Within the lines below, find those that hold the string "volatile" and copy each one.

Start of Given data

template <int NPX>
__device__ __forceinline__ void lk_track(const LKArgs& a, const int pt) {
    constexpr int WM = NPX <= 4 ? 16 : (NPX <= 7 ? 21 : LK_WIN_MAX);
    constexpr int PWM = WM + 1, RWM = WM + 1 + 2 * LK_MARGIN;
    constexpr int DR = NPX <= 7 ? 3 : 5;
    constexpr int PPM = (PWM + 2 + 3) & ~3;
    constexpr int SRM = (PWM + 1 + 3) / 4, NGM = (PWM + DR - 1) / DR;
    static_assert(SRM * NGM <= 64, "one derivative round per level");
    constexpr int PN = (PPM * (PWM + 2) + 63) / 64, RN = (RWM * RWM + 63) / 64;
    constexpr int PBYTES = (PN * 64 > PPM * (NGM * DR + 2) + 4 ? PN * 64 : PPM * (NGM * DR + 2) + 4);
    __shared__ __attribute__((aligned(16))) uint8_t pI_[4 + PBYTES];
    uint8_t* const pI = pI_ + 4;
    __shared__ __attribute__((aligned(16))) short2 pD[(PWM + 1) * PPM];
    __shared__ uint8_t region[RN * 64];
    const int lane = threadIdx.x;
    int n = a.n;
    if (a.d_n) { int dn = *a.d_n; n = dn < n ? dn : n; }
    if (pt >= n) return;
    const int win = a.win, area = win * win;
    const int PW = win + 1, PP = (PW + 2 + 3) & ~3;
    const int RW = win + 1 + 2 * LK_MARGIN;
    const float inv_pp = 1.0f / (float)PP, inv_rw = 1.0f / (float)RW, inv_win = 1.0f / (float)win;
    uint32_t off[NPX];
#pragma unroll
    for (int k = 0; k < NPX; k++) {
        const int p = lane + 64 * k;
        int yy = 0, xx = 0;
        if (p < area) divmod_small(p, win, inv_win, yy, xx);
        off[k] = (uint32_t)((yy + 1) * PP + xx + 1) | ((uint32_t)(yy * RW + xx) << 16);
    }
#define LK_VALID(k) (lane + 64 * (k) < area)
#define LK_POFF(k) ((int)(off[k] & 0xFFFFu))
#define LK_ROFF(k) ((int)(off[k] >> 16))
    int p_y0, p_x0, p_sy, p_sx, r_y0, r_x0, r_sy, r_sx;
    divmod_small(lane, PP, inv_pp, p_y0, p_x0);
    divmod_small(64, PP, inv_pp, p_sy, p_sx);
    divmod_small(lane, RW, inv_rw, r_y0, r_x0);
    divmod_small(64, RW, inv_rw, r_sy, r_sx);
    const float halfWin = (win - 1) * 0.5f;
    const float FLT_SCALE = 1.f / (1 << 20);
    const float px0 = a.prev_pts[2 * pt], py0 = a.prev_pts[2 * pt + 1];
    float outx = 0.f, outy = 0.f;
    int status = 1;
    float err = 0.f;

    for (int level = a.max_level; level >= 0; level--) {
        const LKLevel L = a.levels[level];
        const float scale = (float)(1. / (double)(1 << level));
        float prevx = px0 * scale, prevy = py0 * scale;
        if (level == a.max_level) { outx = prevx; outy = prevy; }
        else { outx = outx * 2.f; outy = outy * 2.f; }
        prevx -= halfWin; prevy -= halfWin;
        const int ipx = f_floor(prevx), ipy = f_floor(prevy);
        if (ipx < -win || ipx >= L.w || ipy < -win || ipy >= L.h) {
            if (level == 0) { status = 0; err = 0.f; }
            continue;
        }
        float cx = outx - halfWin, cy = outy - halfWin;
        int rx0 = f_floor(cx) - LK_MARGIN, ry0 = f_floor(cy) - LK_MARGIN;
        __syncthreads();
        const int pcount = PP * (PW + 2);
        if (ipx >= 1 && ipy >= 1 && ipx - 1 + PP <= L.w && ipy + PW + 1 <= L.h) {
            const gmem_u8 pbase = uniform_global(L.prev + ((size_t)(ipy - 1) * L.stride + (ipx - 1)));
            constexpr int PB_ = 10;
            int y = p_y0, x = p_x0;
#pragma unroll
            for (int k0 = 0; k0 < PN; k0 += PB_) {
                uint8_t vI[PB_];
#pragma unroll
                for (int k = k0; k < k0 + PB_ && k < PN; k++) {
                    const bool ok = lane + 64 * k < pcount;
                    vI[k - k0] = pbase[ok ? (uint32_t)(y * (int)L.stride + x) : 0u];
                    x += p_sx; y += p_sy;
                    if (x >= PP) { x -= PP; y++; }
                }
#pragma unroll
                for (int k = k0; k < k0 + PB_ && k < PN; k++) pI[lane + 64 * k] = vI[k - k0];
                __builtin_amdgcn_sched_barrier(0);
            }
        } else {
            int y = p_y0, x = p_x0;
            for (int i = lane; i < pcount; i += 64) {
                const int X = ipx - 1 + x, Y = ipy - 1 + y;
                pI[i] = L.prev[(size_t)reflect101(Y, L.h) * L.stride + reflect101(X, L.w)];
                x += p_sx; y += p_sy;
                if (x >= PP) { x -= PP; y++; }
            }
        }
        auto stage_region = [&]() {
            const bool inside = rx0 >= 0 && ry0 >= 0 && rx0 + RW <= L.w && ry0 + RW <= L.h;
            int y = r_y0, x = r_x0;
            asm volatile("" : "+v"(x), "+v"(y));
            if (inside) {
                const gmem_u8 rbase = uniform_global(L.next + ((size_t)ry0 * L.stride + rx0));
                constexpr int RB_ = 10;
#pragma unroll
                for (int k0 = 0; k0 < RN; k0 += RB_) {
                    uint8_t vR[RB_];
#pragma unroll
                    for (int k = k0; k < k0 + RB_ && k < RN; k++) {
                        const bool ok = lane + 64 * k < RW * RW;
                        vR[k - k0] = rbase[ok ? (uint32_t)(y * (int)L.stride + x) : 0u];
                        x += r_sx; y += r_sy;
                        if (x >= RW) { x -= RW; y++; }
                    }
#pragma unroll
                    for (int k = k0; k < k0 + RB_ && k < RN; k++) region[lane + 64 * k] = vR[k - k0];
                    __builtin_amdgcn_sched_barrier(0);
                }
            } else {
                for (int i = lane; i < RW * RW; i += 64) {
                    const int X = rx0 + x, Y = ry0 + y;
                    region[i] = L.next[(size_t)reflect101(Y, L.h) * L.stride + reflect101(X, L.w)];
                    x += r_sx; y += r_sy;
                    if (x >= RW) { x -= RW; y++; }
                }
            }
        };
        stage_region();
        __syncthreads();
        {
            const int sr = (PW + 1 + 3) >> 2;
            int g, c;
            divmod_small(lane, sr, 1.0f / (float)sr, g, c);
            const int y = 1 + g * DR, x = 4 * c;
            if (y <= PW) {
                const bool masked = !(ipx >= 0 && ipy >= 0 && ipx + PW <= L.w && ipy + PW <= L.h);
                int t[3][6];
                auto load_row = [&](int j, int* tj) {
                    const uint32_t* q = reinterpret_cast<const uint32_t*>(pI + j * PP) + c;
                    const uint32_t lo = q[-1], mid = q[0], hi = q[1];
                    tj[0] = lo >> 24;
                    tj[1] = mid & 255u; tj[2] = (mid >> 8) & 255u; tj[3] = (mid >> 16) & 255u; tj[4] = mid >> 24;
                    tj[5] = hi & 255u;
                };
                load_row(y - 1, t[0]);
                load_row(y, t[1]);
#pragma unroll
                for (int r = 0; r < DR; r++) {
                    const int* t0 = t[r % 3];
                    const int* t1 = t[(r + 1) % 3];
                    int* t2 = t[(r + 2) % 3];
                    load_row(y + r + 1, t2);
                    int av[6], bv[6];
#pragma unroll
                    for (int k = 0; k < 6; k++) {
                        av[k] = (t0[k] + t2[k]) * 3 + t1[k] * 10;
                        bv[k] = t2[k] - t0[k];
                    }
                    uint32_t o[4];
#pragma unroll
                    for (int k = 0; k < 4; k++) {
                        const int dx = av[k + 2] - av[k], dy = (bv[k + 2] + bv[k]) * 3 + bv[k + 1] * 10;
                        o[k] = ((uint32_t)dx & 0xFFFFu) | ((uint32_t)dy << 16);
                        if (masked && ((unsigned)(ipx - 1 + x + k) >= (unsigned)L.w || (unsigned)(ipy - 1 + y + r) >= (unsigned)L.h)) o[k] = 0u;
                    }
                    if (y + r <= PW) *reinterpret_cast<uint4*>(&pD[(y + r) * PP + x]) = make_uint4(o[0], o[1], o[2], o[3]);
                    __builtin_amdgcn_sched_barrier(0);
                }
            }
        }
        __syncthreads();
#pragma unroll
        for (int k = 0; k < NPX; k++) asm volatile("" : "+v"(off[k]));
        Weights wt = make_weights(prevx - ipx, prevy - ipy);
        short Iw[NPX], Ix[NPX], Iy[NPX];
        int pA11 = 0, pA12 = 0, pA22 = 0;
#pragma unroll
        for (int k = 0; k < NPX; k++) {
            const int o = LK_POFF(k);
            int ival = descale(__mul24((int)pI[o], wt.w00) + __mul24((int)pI[o + 1], wt.w01) +
                               __mul24((int)pI[o + PP], wt.w10) + __mul24((int)pI[o + PP + 1], wt.w11), 9);
            const short2 d00 = pD[o], d01 = pD[o + 1], d10 = pD[o + PP], d11 = pD[o + PP + 1];
            int ixval = descale(__mul24((int)d00.x, wt.w00) + __mul24((int)d01.x, wt.w01) +
                                __mul24((int)d10.x, wt.w10) + __mul24((int)d11.x, wt.w11), 14);
            int iyval = descale(__mul24((int)d00.y, wt.w00) + __mul24((int)d01.y, wt.w01) +
                                __mul24((int)d10.y, wt.w10) + __mul24((int)d11.y, wt.w11), 14);
            if (!LK_VALID(k)) { ival = 0; ixval = 0; iyval = 0; }
            Iw[k] = (short)ival; Ix[k] = (short)ixval; Iy[k] = (short)iyval;
            pA11 += __mul24(ixval, ixval);
            pA12 += __mul24(ixval, iyval);
            pA22 += __mul24(iyval, iyval);
        }
        const long long sA11 = wave_sum(pA11), sA12 = wave_sum(pA12), sA22 = wave_sum(pA22);
        const float A11 = (float)sA11 * FLT_SCALE, A12 = (float)sA12 * FLT_SCALE, A22 = (float)sA22 * FLT_SCALE;
        float D = A11 * A22 - A12 * A12;
        const float minEig = (A22 + A11 - sqrtf((A11 - A22) * (A11 - A22) + 4.f * A12 * A12)) /
                             (float)(2 * win * win);
        if (minEig < 1e-4f || D < FLT_EPSILON) {
            if (level == 0) status = 0;
            continue;
        }
        D = 1.f / D;
        float pdx = 0.f, pdy = 0.f;
        for (int j = 0; j < a.max_count; j++) {
            const int inx = f_floor(cx), iny = f_floor(cy);
            if (inx < -win || inx >= L.w || iny < -win || iny >= L.h) {
                if (level == 0) status = 0;
                break;
            }
            wt = make_weights(cx - inx, cy - iny);
            int lx = inx - rx0, ly = iny - ry0;
            if (!(lx >= 0 && ly >= 0 && lx + win + 1 <= RW && ly + win + 1 <= RW)) {
                __syncthreads();
                rx0 = inx - LK_MARGIN; ry0 = iny - LK_MARGIN;
                stage_region();
                __syncthreads();
                lx = LK_MARGIN; ly = LK_MARGIN;
            }
            int pb1 = 0, pb2 = 0;
            {
                const int rbase = ly * RW + lx;
#pragma unroll
                for (int k = 0; k < NPX; k++) {
                    const uint8_t* r0 = &region[rbase + LK_ROFF(k)];
                    const int v = descale(__mul24((int)r0[0], wt.w00) + __mul24((int)r0[1], wt.w01) +
                                          __mul24((int)r0[RW], wt.w10) + __mul24((int)r0[RW + 1], wt.w11), 9);
                    const int diff = v - Iw[k];
                    pb1 += __mul24(diff, (int)Ix[k]);
                    pb2 += __mul24(diff, (int)Iy[k]);
                }
            }
            const long long sb1 = wave_sum(pb1), sb2 = wave_sum(pb2);
            const float b1 = (float)sb1 * FLT_SCALE, b2 = (float)sb2 * FLT_SCALE;
            const float dx = (A12 * b2 - A22 * b1) * D;
            const float dy = (A12 * b1 - A11 * b2) * D;
            cx += dx; cy += dy;
            outx = cx + halfWin; outy = cy + halfWin;
            if ((double)dx * (double)dx + (double)dy * (double)dy <= a.eps2) break;
            if (j > 0 && (double)fabsf(dx + pdx) < 0.01 && (double)fabsf(dy + pdy) < 0.01) {
                outx -= dx * 0.5f; outy -= dy * 0.5f;
                break;
            }
            pdx = dx; pdy = dy;
        }
        if (status && level == 0) {
            const float npx = outx - halfWin, npy = outy - halfWin;
            const int inx = f_floor(npx), iny = f_floor(npy);
            if (inx < -win || inx >= L.w || iny < -win || iny >= L.h) {
                status = 0;
            } else {
                wt = make_weights(npx - inx, npy - iny);
                int lx = inx - rx0, ly = iny - ry0;
                if (!(lx >= 0 && ly >= 0 && lx + win + 1 <= RW && ly + win + 1 <= RW)) {
                    __syncthreads();
                    rx0 = inx - LK_MARGIN; ry0 = iny - LK_MARGIN;
                    stage_region();
                    __syncthreads();
                    lx = LK_MARGIN; ly = LK_MARGIN;
                }
                int es = 0;
                {
                    const int rbase = ly * RW + lx;
#pragma unroll
                    for (int k = 0; k < NPX; k++) {
                        const uint8_t* r0 = &region[rbase + LK_ROFF(k)];
                        const int v = descale(__mul24((int)r0[0], wt.w00) + __mul24((int)r0[1], wt.w01) +
                                              __mul24((int)r0[RW], wt.w10) + __mul24((int)r0[RW + 1], wt.w11), 9);
                        const int diff = v - Iw[k];
                        es += LK_VALID(k) ? (diff < 0 ? -diff : diff) : 0;
                    }
                }
                const long long est = wave_sum(es);
                err = (float)est * 1.f / (float)(32 * win * win);
            }
        }
    }
#undef LK_VALID
#undef LK_POFF
#undef LK_ROFF
    if (lane == 0) {
        a.next_pts[2 * pt] = outx;
        a.next_pts[2 * pt + 1] = outy;
        a.status[pt] = (uint8_t)status;
        a.err[pt] = err;
    }
}

template <int NPX>
__global__ __launch_bounds__(64) void lk_kernel(LKArgs a) { lk_track<NPX>(a, blockIdx.x); }

template <int NPX>
__global__ __launch_bounds__(64) void lk_batch_kernel(const LKArgs* __restrict__ table) {
    lk_track<NPX>(table[blockIdx.y], blockIdx.x);
}

int fill_lk_args(LKArgs& a, const LKLevel* levels, int max_level, const float* d_prev_pts, int n, const int32_t* d_n,
                 float* d_next_pts, uint8_t* d_status, float* d_err, int win, int max_iters, double eps) {
    if (!levels || max_level < 0 || max_level >= MAX_LEVELS || n < 0 || win < 3 || win > 31 ||
        !d_prev_pts || !d_next_pts || !d_status || !d_err) {
        set_last_error("pyr_lk: invalid argument (3 <= win <= 31, max_level < 8)");
        return VS_ERR_INVALID_ARG;
    }
    for (int i = 0; i <= max_level; i++) a.levels[i] = levels[i];
    for (int i = max_level + 1; i < MAX_LEVELS; i++) a.levels[i] = levels[max_level];
    a.max_level = max_level;
    a.prev_pts = d_prev_pts; a.next_pts = d_next_pts; a.status = d_status; a.err = d_err;
    a.n = n; a.d_n = d_n; a.win = win;
    a.max_count = max_iters < 0 ? 0 : (max_iters > 100 ? 100 : max_iters);
    double e = eps < 0 ? 0. : (eps > 10. ? 10. : eps);
    a.eps2 = e * e;
    return VS_OK;
}

}

size_t lk_item_bytes() { return sizeof(LKArgs); }

int lk_fill_item(void* host_item, const LKLevel* levels, int max_level, const float* d_prev_pts, int n,
                 const int32_t* d_n, float* d_next_pts, uint8_t* d_status, float* d_err, int win, int max_iters,
                 double eps) {
    return fill_lk_args(*static_cast<LKArgs*>(host_item), levels, max_level, d_prev_pts, n, d_n, d_next_pts, d_status,
                        d_err, win, max_iters, eps);
}

int launch_pyr_lk_batch(const void* d_table, int items, int n_max, int win, hipStream_t st) {
    if (!d_table || items < 1 || items > 65535 || n_max < 0 || win < 3 || win > 31) {
        set_last_error("pyr_lk_batch: invalid argument");
        return VS_ERR_INVALID_ARG;
    }
    if (n_max == 0) return VS_OK;
    const LKArgs* t = static_cast<const LKArgs*>(d_table);
    const int npx = (win * win + 63) / 64;
    dim3 grid(n_max, items), block(64);
    if (npx <= 4) hipLaunchKernelGGL(lk_batch_kernel<4>, grid, block, 0, st, t);
    else if (npx <= 7) hipLaunchKernelGGL(lk_batch_kernel<7>, grid, block, 0, st, t);
    else hipLaunchKernelGGL(lk_batch_kernel<16>, grid, block, 0, st, t);
    VS_HIP_TRY(hipGetLastError());
    return VS_OK;
}

int launch_pyr_lk(const LKLevel* levels, int max_level, const float* d_prev_pts, int n,
                  const int32_t* d_n, float* d_next_pts, uint8_t* d_status, float* d_err, int win,
                  int max_iters, double eps, hipStream_t st) {
    LKArgs a;
    VS_TRY(fill_lk_args(a, levels, max_level, d_prev_pts, n, d_n, d_next_pts, d_status, d_err, win, max_iters, eps));
    if (n == 0) return VS_OK;
    const int npx = (win * win + 63) / 64;
    dim3 grid(n), block(64);
    if (npx <= 4) hipLaunchKernelGGL(lk_kernel<4>, grid, block, 0, st, a);
    else if (npx <= 7) hipLaunchKernelGGL(lk_kernel<7>, grid, block, 0, st, a);
    else hipLaunchKernelGGL(lk_kernel<16>, grid, block, 0, st, a);
    VS_HIP_TRY(hipGetLastError());
    return VS_OK;
}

End of Given data

▸ Result of the exercise:
            asm volatile("" : "+v"(x), "+v"(y));
        for (int k = 0; k < NPX; k++) asm volatile("" : "+v"(off[k]));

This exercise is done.